• LISTED ENTRIES:
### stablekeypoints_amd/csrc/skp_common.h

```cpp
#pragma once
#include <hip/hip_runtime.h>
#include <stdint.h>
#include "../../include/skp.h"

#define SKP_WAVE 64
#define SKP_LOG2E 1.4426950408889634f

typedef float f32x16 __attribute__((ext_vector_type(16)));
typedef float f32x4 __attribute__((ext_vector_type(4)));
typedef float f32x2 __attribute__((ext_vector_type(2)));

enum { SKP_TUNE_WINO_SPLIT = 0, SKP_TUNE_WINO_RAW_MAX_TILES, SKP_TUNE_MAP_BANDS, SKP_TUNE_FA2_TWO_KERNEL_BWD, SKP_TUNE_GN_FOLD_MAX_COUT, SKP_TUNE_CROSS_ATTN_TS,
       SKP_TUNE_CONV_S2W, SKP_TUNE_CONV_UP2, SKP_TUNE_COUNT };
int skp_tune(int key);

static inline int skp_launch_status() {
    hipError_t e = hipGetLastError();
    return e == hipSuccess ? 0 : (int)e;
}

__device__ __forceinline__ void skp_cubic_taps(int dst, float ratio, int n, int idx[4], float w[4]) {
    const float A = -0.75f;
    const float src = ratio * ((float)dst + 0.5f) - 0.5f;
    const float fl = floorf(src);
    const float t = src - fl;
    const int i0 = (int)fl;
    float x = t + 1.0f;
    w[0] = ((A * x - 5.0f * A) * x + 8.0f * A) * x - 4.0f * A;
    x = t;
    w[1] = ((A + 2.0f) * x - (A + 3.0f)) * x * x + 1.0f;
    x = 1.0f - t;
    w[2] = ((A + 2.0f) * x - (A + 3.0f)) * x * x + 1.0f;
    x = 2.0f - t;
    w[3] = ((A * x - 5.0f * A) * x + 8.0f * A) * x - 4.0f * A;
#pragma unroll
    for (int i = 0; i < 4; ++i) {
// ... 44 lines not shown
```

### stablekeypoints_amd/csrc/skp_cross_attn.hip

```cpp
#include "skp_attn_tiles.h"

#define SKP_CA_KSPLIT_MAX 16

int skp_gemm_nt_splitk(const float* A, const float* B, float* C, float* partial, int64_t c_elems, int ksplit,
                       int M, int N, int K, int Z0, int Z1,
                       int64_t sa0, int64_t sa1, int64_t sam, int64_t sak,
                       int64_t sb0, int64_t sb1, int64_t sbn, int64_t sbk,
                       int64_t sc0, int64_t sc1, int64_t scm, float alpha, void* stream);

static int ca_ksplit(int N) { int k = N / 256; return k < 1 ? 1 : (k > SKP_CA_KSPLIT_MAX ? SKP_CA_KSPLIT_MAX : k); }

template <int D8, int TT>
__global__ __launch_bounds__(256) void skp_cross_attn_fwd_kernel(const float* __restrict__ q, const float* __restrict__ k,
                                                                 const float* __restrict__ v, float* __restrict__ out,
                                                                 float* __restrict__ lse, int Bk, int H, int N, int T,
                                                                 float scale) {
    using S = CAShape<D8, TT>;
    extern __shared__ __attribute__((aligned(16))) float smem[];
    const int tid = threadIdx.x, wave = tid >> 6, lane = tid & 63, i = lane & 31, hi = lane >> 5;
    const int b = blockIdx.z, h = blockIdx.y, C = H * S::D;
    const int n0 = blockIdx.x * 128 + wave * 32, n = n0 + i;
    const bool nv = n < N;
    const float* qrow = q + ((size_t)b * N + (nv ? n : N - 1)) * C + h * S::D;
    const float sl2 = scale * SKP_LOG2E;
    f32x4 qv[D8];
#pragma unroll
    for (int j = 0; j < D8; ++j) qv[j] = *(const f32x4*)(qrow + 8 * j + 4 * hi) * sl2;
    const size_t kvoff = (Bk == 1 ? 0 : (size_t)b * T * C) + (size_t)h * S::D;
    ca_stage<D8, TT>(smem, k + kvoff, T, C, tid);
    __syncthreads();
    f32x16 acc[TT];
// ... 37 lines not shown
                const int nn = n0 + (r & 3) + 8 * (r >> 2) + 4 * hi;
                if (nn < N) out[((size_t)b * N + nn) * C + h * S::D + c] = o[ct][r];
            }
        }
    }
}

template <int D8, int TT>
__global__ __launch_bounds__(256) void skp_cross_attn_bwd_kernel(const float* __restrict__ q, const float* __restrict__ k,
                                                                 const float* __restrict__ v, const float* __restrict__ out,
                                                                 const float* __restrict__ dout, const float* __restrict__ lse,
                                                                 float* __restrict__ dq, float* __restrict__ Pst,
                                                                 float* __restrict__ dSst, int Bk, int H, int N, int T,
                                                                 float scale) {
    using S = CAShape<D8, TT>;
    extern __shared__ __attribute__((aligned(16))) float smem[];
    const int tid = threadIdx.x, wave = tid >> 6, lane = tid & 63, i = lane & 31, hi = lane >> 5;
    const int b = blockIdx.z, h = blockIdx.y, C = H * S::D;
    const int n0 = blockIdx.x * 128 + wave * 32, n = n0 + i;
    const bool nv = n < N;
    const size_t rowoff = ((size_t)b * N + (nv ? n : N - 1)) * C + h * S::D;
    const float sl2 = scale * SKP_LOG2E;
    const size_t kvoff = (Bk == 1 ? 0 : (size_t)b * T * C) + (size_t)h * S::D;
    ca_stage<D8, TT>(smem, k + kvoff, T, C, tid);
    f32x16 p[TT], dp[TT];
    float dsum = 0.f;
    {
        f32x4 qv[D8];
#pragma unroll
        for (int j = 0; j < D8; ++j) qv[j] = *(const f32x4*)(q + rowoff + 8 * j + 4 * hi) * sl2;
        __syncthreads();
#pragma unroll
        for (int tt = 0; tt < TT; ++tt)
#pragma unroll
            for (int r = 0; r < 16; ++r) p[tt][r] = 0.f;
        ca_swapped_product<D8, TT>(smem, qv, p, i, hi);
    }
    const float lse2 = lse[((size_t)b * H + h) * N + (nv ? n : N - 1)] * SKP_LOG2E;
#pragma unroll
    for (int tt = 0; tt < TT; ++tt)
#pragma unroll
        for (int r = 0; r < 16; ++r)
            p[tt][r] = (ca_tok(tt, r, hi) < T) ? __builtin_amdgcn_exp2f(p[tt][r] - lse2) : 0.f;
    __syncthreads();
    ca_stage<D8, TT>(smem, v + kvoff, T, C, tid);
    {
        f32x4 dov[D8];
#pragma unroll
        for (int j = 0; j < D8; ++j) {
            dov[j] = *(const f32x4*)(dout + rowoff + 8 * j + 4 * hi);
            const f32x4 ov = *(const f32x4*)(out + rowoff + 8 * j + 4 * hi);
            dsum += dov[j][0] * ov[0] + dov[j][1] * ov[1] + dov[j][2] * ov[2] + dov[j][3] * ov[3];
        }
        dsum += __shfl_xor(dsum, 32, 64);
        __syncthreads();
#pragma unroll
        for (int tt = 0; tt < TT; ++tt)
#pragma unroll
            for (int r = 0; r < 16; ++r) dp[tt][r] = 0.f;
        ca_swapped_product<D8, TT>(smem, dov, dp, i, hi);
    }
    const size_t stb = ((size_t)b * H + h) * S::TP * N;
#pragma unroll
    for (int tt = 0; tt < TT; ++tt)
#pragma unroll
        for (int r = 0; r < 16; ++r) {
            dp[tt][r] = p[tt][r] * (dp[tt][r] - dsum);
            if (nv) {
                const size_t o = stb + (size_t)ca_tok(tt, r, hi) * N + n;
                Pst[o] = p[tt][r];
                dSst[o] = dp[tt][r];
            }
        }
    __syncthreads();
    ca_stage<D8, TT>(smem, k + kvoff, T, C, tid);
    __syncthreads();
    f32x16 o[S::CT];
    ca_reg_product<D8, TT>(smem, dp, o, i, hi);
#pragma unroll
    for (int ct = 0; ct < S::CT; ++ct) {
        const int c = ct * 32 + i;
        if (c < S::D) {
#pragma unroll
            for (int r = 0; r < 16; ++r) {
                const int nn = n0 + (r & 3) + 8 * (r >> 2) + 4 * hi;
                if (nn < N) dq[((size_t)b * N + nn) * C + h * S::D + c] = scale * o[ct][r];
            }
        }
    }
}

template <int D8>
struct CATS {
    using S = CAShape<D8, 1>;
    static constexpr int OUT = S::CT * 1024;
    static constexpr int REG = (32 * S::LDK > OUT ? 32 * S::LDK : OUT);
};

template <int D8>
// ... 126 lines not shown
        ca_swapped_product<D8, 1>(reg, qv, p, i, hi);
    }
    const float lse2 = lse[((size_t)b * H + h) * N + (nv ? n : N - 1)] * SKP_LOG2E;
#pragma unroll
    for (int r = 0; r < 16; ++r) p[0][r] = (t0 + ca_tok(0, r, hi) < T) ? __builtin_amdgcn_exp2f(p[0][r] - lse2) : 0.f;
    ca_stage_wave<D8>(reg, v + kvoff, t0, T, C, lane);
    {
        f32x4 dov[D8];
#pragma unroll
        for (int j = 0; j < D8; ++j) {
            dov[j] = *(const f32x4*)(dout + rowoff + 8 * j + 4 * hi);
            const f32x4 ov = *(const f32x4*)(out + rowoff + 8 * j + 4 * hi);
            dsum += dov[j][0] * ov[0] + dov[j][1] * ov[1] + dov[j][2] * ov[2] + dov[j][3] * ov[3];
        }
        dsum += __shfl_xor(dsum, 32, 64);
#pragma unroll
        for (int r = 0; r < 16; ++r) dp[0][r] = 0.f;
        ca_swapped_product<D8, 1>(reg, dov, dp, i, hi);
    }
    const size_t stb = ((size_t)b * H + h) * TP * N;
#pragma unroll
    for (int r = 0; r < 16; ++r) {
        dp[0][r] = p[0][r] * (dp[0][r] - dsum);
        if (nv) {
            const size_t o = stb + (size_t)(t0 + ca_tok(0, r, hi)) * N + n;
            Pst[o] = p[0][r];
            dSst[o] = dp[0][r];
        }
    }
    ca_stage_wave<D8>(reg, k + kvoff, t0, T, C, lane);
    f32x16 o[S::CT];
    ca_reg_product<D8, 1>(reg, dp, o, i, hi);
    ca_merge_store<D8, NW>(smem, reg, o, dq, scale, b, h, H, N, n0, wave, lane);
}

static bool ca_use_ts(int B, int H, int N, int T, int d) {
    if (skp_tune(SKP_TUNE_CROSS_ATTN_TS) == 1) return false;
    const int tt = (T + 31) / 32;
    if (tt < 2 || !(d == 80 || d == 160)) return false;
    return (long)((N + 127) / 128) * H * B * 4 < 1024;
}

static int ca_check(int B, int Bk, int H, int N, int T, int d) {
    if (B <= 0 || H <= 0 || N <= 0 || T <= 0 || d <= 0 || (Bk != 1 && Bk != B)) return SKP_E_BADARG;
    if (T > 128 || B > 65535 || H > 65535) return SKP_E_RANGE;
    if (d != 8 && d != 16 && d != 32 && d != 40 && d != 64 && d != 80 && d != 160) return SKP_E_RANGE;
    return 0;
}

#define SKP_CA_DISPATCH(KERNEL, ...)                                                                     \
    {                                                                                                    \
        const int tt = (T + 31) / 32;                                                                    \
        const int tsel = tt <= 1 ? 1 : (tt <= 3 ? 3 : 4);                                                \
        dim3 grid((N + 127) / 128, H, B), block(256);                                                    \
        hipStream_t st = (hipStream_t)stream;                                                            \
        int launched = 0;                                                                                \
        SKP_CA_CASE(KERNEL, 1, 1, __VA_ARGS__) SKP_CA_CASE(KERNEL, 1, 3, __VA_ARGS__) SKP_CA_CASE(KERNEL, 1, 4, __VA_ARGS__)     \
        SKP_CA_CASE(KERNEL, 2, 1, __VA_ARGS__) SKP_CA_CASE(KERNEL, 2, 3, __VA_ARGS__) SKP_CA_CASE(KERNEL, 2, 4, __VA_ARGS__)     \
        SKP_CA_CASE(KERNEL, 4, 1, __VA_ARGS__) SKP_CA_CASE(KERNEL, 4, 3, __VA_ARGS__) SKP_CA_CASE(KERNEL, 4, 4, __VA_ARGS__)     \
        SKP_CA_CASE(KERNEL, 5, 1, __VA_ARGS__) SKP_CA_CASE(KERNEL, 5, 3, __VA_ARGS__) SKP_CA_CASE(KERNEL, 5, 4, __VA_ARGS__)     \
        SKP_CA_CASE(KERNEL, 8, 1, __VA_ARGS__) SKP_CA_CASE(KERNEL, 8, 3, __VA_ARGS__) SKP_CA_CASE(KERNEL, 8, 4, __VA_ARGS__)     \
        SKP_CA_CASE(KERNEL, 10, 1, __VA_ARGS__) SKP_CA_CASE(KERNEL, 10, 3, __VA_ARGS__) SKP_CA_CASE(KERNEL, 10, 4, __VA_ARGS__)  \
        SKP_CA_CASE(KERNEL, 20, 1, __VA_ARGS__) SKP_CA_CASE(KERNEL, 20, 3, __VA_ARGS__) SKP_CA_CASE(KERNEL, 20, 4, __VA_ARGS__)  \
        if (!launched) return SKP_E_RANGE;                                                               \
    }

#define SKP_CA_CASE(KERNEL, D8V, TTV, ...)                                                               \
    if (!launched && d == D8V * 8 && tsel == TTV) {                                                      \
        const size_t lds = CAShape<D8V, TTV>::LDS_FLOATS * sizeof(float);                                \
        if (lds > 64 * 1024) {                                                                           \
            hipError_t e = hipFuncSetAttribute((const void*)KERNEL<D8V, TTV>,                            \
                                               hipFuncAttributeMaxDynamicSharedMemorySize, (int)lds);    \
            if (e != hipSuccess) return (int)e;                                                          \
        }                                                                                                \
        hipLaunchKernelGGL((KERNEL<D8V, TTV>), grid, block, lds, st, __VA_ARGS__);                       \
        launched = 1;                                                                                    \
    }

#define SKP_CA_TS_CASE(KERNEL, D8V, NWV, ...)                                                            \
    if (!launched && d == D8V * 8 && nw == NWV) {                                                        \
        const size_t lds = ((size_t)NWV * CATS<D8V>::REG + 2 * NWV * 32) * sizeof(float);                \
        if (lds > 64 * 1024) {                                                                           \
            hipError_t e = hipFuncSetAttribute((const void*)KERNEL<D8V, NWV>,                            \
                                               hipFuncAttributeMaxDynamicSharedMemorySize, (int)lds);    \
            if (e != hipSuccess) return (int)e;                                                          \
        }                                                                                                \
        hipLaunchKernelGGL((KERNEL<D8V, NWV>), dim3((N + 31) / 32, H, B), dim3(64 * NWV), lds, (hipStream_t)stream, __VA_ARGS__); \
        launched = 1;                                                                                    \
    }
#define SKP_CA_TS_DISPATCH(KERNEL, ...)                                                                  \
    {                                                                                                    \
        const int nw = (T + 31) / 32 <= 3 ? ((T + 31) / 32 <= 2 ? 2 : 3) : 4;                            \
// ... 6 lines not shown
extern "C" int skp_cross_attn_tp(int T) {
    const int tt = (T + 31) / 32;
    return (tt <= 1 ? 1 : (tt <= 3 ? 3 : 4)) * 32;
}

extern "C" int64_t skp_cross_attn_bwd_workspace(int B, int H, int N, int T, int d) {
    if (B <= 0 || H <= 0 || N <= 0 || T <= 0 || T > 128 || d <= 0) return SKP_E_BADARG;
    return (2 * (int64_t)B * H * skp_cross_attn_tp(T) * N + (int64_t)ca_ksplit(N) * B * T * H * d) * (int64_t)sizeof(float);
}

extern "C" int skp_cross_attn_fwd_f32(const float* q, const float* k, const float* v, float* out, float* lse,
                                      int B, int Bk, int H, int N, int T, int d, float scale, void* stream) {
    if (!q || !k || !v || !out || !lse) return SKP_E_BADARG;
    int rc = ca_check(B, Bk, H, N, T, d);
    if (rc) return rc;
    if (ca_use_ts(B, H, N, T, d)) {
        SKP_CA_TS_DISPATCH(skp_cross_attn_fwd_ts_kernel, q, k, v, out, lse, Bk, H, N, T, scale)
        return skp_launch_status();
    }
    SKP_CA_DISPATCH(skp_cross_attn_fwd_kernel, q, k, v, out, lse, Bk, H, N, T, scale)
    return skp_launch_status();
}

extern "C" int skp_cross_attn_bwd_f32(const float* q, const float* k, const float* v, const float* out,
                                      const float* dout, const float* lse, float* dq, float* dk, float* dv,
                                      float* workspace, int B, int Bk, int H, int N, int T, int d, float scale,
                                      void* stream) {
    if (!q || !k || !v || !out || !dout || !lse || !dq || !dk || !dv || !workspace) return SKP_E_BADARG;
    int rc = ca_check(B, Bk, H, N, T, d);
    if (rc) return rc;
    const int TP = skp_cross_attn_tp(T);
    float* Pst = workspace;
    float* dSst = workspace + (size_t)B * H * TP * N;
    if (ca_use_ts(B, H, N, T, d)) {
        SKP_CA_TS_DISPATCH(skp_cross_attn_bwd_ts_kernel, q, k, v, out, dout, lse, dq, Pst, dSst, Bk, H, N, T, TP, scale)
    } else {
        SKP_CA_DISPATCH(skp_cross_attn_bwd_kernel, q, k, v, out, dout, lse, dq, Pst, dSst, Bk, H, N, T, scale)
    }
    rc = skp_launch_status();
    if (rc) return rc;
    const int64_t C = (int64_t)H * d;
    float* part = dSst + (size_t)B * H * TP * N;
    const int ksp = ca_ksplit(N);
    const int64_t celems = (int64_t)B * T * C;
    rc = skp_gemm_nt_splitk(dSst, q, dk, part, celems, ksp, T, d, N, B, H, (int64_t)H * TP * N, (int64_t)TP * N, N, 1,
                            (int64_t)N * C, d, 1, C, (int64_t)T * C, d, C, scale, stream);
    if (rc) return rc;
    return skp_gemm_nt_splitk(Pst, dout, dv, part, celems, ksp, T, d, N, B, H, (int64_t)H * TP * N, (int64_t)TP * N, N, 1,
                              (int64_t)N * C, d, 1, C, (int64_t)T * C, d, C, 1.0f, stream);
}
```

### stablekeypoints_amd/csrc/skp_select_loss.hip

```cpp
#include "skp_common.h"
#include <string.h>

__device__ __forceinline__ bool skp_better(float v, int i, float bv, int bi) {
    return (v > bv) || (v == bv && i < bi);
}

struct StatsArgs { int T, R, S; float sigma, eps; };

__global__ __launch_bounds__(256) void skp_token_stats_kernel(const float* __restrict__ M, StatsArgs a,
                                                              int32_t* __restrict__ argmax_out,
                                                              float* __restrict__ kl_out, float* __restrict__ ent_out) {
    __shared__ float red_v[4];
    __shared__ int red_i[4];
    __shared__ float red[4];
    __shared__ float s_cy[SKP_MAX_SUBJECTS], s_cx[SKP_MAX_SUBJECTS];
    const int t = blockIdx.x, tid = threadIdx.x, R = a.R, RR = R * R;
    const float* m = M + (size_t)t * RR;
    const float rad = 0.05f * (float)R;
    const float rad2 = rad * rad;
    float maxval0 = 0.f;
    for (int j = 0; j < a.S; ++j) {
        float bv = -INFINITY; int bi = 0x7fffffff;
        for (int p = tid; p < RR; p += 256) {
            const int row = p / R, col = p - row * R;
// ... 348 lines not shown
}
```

• WORK TASK:
Which lines in the data above hold the string "CAShape"? Show each one.

• SOLVED PROBLEM:
    using S = CAShape<D8, TT>;
    using S = CAShape<D8, TT>;
    using S = CAShape<D8, 1>;
        const size_t lds = CAShape<D8V, TTV>::LDS_FLOATS * sizeof(float);                                \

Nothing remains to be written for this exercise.